**ABOUT THIS TASK:**
Keeping each line intact, print the whole listing.

**RECORDS SUPPLIED:**

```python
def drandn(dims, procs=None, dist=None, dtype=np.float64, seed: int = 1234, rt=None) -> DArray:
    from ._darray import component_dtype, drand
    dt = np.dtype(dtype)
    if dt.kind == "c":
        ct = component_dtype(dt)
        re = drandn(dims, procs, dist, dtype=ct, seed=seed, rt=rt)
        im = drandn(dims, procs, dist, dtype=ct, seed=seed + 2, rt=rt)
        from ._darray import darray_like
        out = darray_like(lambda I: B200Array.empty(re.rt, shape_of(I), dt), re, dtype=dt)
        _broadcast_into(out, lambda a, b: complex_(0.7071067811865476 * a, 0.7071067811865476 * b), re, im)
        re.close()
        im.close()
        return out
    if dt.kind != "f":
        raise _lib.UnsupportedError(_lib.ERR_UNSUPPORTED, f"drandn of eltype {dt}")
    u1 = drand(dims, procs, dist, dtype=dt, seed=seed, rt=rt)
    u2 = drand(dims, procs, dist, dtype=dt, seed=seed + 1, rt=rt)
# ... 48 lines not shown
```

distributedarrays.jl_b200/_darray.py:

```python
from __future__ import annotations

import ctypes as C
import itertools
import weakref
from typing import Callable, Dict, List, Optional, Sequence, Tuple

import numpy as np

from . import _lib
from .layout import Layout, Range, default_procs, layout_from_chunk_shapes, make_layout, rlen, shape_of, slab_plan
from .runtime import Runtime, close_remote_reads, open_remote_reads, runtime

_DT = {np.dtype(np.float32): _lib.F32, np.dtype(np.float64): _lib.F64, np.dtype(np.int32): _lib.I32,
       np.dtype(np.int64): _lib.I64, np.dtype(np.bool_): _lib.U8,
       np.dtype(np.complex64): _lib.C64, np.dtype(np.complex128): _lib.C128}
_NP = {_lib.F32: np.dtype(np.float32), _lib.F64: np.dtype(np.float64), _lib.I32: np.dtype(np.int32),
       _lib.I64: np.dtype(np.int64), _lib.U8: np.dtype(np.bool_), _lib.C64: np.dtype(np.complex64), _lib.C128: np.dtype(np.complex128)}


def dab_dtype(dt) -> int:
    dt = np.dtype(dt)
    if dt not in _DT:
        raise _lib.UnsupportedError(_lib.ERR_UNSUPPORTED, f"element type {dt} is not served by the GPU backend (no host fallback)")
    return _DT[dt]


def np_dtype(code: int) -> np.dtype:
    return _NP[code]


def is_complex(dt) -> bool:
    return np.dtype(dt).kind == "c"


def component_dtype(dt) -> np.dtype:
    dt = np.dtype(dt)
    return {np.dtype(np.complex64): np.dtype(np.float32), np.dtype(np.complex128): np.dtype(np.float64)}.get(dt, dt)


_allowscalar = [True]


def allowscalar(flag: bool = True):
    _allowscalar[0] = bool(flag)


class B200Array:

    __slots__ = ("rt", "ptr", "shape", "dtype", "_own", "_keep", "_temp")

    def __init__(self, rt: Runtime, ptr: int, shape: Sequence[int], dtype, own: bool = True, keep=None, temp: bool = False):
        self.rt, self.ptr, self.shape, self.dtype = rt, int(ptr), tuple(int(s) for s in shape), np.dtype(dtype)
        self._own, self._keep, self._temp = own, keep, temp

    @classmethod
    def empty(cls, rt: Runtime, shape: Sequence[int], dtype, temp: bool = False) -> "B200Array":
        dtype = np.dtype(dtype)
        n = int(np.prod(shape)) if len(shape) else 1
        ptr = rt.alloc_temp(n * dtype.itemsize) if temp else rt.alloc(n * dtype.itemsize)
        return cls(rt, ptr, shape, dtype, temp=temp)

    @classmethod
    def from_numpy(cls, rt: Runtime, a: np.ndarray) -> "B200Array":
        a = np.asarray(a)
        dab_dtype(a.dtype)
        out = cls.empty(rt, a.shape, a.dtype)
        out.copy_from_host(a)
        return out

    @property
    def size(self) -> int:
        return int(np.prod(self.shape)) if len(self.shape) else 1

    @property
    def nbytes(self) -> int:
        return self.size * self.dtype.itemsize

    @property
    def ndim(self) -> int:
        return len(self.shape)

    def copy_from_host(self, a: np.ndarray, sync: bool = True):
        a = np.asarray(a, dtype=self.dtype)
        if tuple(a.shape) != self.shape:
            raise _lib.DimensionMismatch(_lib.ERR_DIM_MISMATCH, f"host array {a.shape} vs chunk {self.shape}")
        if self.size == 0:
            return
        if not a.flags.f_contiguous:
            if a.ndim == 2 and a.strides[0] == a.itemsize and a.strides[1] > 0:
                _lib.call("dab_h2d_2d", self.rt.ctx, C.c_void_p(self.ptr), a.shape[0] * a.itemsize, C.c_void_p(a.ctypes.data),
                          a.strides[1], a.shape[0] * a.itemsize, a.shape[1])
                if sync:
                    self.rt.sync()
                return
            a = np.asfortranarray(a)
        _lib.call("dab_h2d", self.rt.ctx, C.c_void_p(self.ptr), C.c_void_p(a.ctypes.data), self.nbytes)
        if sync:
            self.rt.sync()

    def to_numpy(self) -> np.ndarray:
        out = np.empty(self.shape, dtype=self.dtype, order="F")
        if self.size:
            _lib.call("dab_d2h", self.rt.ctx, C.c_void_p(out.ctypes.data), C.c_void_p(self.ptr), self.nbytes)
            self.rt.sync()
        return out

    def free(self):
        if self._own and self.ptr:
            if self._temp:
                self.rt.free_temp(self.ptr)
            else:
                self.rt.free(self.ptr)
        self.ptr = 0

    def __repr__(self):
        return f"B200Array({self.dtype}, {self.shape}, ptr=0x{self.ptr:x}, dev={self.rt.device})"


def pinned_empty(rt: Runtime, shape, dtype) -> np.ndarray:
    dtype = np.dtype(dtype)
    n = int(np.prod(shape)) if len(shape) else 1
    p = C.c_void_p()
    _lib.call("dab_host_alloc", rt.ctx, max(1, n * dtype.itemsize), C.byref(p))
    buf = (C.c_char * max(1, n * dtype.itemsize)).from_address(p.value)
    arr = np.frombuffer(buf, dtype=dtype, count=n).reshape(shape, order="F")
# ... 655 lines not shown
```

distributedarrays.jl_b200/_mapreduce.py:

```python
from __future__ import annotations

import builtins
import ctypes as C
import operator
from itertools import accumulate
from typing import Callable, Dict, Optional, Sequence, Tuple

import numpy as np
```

**RESULT OF THIS EXERCISE:**
```python
def drandn(dims, procs=None, dist=None, dtype=np.float64, seed: int = 1234, rt=None) -> DArray:
    from ._darray import component_dtype, drand
    dt = np.dtype(dtype)
    if dt.kind == "c":
        ct = component_dtype(dt)
        re = drandn(dims, procs, dist, dtype=ct, seed=seed, rt=rt)
        im = drandn(dims, procs, dist, dtype=ct, seed=seed + 2, rt=rt)
        from ._darray import darray_like
        out = darray_like(lambda I: B200Array.empty(re.rt, shape_of(I), dt), re, dtype=dt)
        _broadcast_into(out, lambda a, b: complex_(0.7071067811865476 * a, 0.7071067811865476 * b), re, im)
        re.close()
        im.close()
        return out
    if dt.kind != "f":
        raise _lib.UnsupportedError(_lib.ERR_UNSUPPORTED, f"drandn of eltype {dt}")
    u1 = drand(dims, procs, dist, dtype=dt, seed=seed, rt=rt)
    u2 = drand(dims, procs, dist, dtype=dt, seed=seed + 1, rt=rt)
# ... 48 lines not shown
```

distributedarrays.jl_b200/_darray.py:

```python
from __future__ import annotations

import ctypes as C
import itertools
import weakref
from typing import Callable, Dict, List, Optional, Sequence, Tuple

import numpy as np

from . import _lib
from .layout import Layout, Range, default_procs, layout_from_chunk_shapes, make_layout, rlen, shape_of, slab_plan
from .runtime import Runtime, close_remote_reads, open_remote_reads, runtime

_DT = {np.dtype(np.float32): _lib.F32, np.dtype(np.float64): _lib.F64, np.dtype(np.int32): _lib.I32,
       np.dtype(np.int64): _lib.I64, np.dtype(np.bool_): _lib.U8,
       np.dtype(np.complex64): _lib.C64, np.dtype(np.complex128): _lib.C128}
_NP = {_lib.F32: np.dtype(np.float32), _lib.F64: np.dtype(np.float64), _lib.I32: np.dtype(np.int32),
       _lib.I64: np.dtype(np.int64), _lib.U8: np.dtype(np.bool_), _lib.C64: np.dtype(np.complex64), _lib.C128: np.dtype(np.complex128)}


def dab_dtype(dt) -> int:
    dt = np.dtype(dt)
    if dt not in _DT:
        raise _lib.UnsupportedError(_lib.ERR_UNSUPPORTED, f"element type {dt} is not served by the GPU backend (no host fallback)")
    return _DT[dt]


def np_dtype(code: int) -> np.dtype:
    return _NP[code]


def is_complex(dt) -> bool:
    return np.dtype(dt).kind == "c"


def component_dtype(dt) -> np.dtype:
    dt = np.dtype(dt)
    return {np.dtype(np.complex64): np.dtype(np.float32), np.dtype(np.complex128): np.dtype(np.float64)}.get(dt, dt)


_allowscalar = [True]


def allowscalar(flag: bool = True):
    _allowscalar[0] = bool(flag)


class B200Array:

    __slots__ = ("rt", "ptr", "shape", "dtype", "_own", "_keep", "_temp")

    def __init__(self, rt: Runtime, ptr: int, shape: Sequence[int], dtype, own: bool = True, keep=None, temp: bool = False):
        self.rt, self.ptr, self.shape, self.dtype = rt, int(ptr), tuple(int(s) for s in shape), np.dtype(dtype)
        self._own, self._keep, self._temp = own, keep, temp

    @classmethod
    def empty(cls, rt: Runtime, shape: Sequence[int], dtype, temp: bool = False) -> "B200Array":
        dtype = np.dtype(dtype)
        n = int(np.prod(shape)) if len(shape) else 1
        ptr = rt.alloc_temp(n * dtype.itemsize) if temp else rt.alloc(n * dtype.itemsize)
        return cls(rt, ptr, shape, dtype, temp=temp)

    @classmethod
    def from_numpy(cls, rt: Runtime, a: np.ndarray) -> "B200Array":
        a = np.asarray(a)
        dab_dtype(a.dtype)
        out = cls.empty(rt, a.shape, a.dtype)
        out.copy_from_host(a)
        return out

    @property
    def size(self) -> int:
        return int(np.prod(self.shape)) if len(self.shape) else 1

    @property
    def nbytes(self) -> int:
        return self.size * self.dtype.itemsize

    @property
    def ndim(self) -> int:
        return len(self.shape)

    def copy_from_host(self, a: np.ndarray, sync: bool = True):
        a = np.asarray(a, dtype=self.dtype)
        if tuple(a.shape) != self.shape:
            raise _lib.DimensionMismatch(_lib.ERR_DIM_MISMATCH, f"host array {a.shape} vs chunk {self.shape}")
        if self.size == 0:
            return
        if not a.flags.f_contiguous:
            if a.ndim == 2 and a.strides[0] == a.itemsize and a.strides[1] > 0:
                _lib.call("dab_h2d_2d", self.rt.ctx, C.c_void_p(self.ptr), a.shape[0] * a.itemsize, C.c_void_p(a.ctypes.data),
                          a.strides[1], a.shape[0] * a.itemsize, a.shape[1])
                if sync:
                    self.rt.sync()
                return
            a = np.asfortranarray(a)
        _lib.call("dab_h2d", self.rt.ctx, C.c_void_p(self.ptr), C.c_void_p(a.ctypes.data), self.nbytes)
        if sync:
            self.rt.sync()

    def to_numpy(self) -> np.ndarray:
        out = np.empty(self.shape, dtype=self.dtype, order="F")
        if self.size:
            _lib.call("dab_d2h", self.rt.ctx, C.c_void_p(out.ctypes.data), C.c_void_p(self.ptr), self.nbytes)
            self.rt.sync()
        return out

    def free(self):
        if self._own and self.ptr:
            if self._temp:
                self.rt.free_temp(self.ptr)
            else:
                self.rt.free(self.ptr)
        self.ptr = 0

    def __repr__(self):
        return f"B200Array({self.dtype}, {self.shape}, ptr=0x{self.ptr:x}, dev={self.rt.device})"


def pinned_empty(rt: Runtime, shape, dtype) -> np.ndarray:
    dtype = np.dtype(dtype)
    n = int(np.prod(shape)) if len(shape) else 1
    p = C.c_void_p()
    _lib.call("dab_host_alloc", rt.ctx, max(1, n * dtype.itemsize), C.byref(p))
    buf = (C.c_char * max(1, n * dtype.itemsize)).from_address(p.value)
    arr = np.frombuffer(buf, dtype=dtype, count=n).reshape(shape, order="F")
# ... 655 lines not shown
```

distributedarrays.jl_b200/_mapreduce.py:

```python
from __future__ import annotations

import builtins
import ctypes as C
import operator
from itertools import accumulate
from typing import Callable, Dict, Optional, Sequence, Tuple

import numpy as np
```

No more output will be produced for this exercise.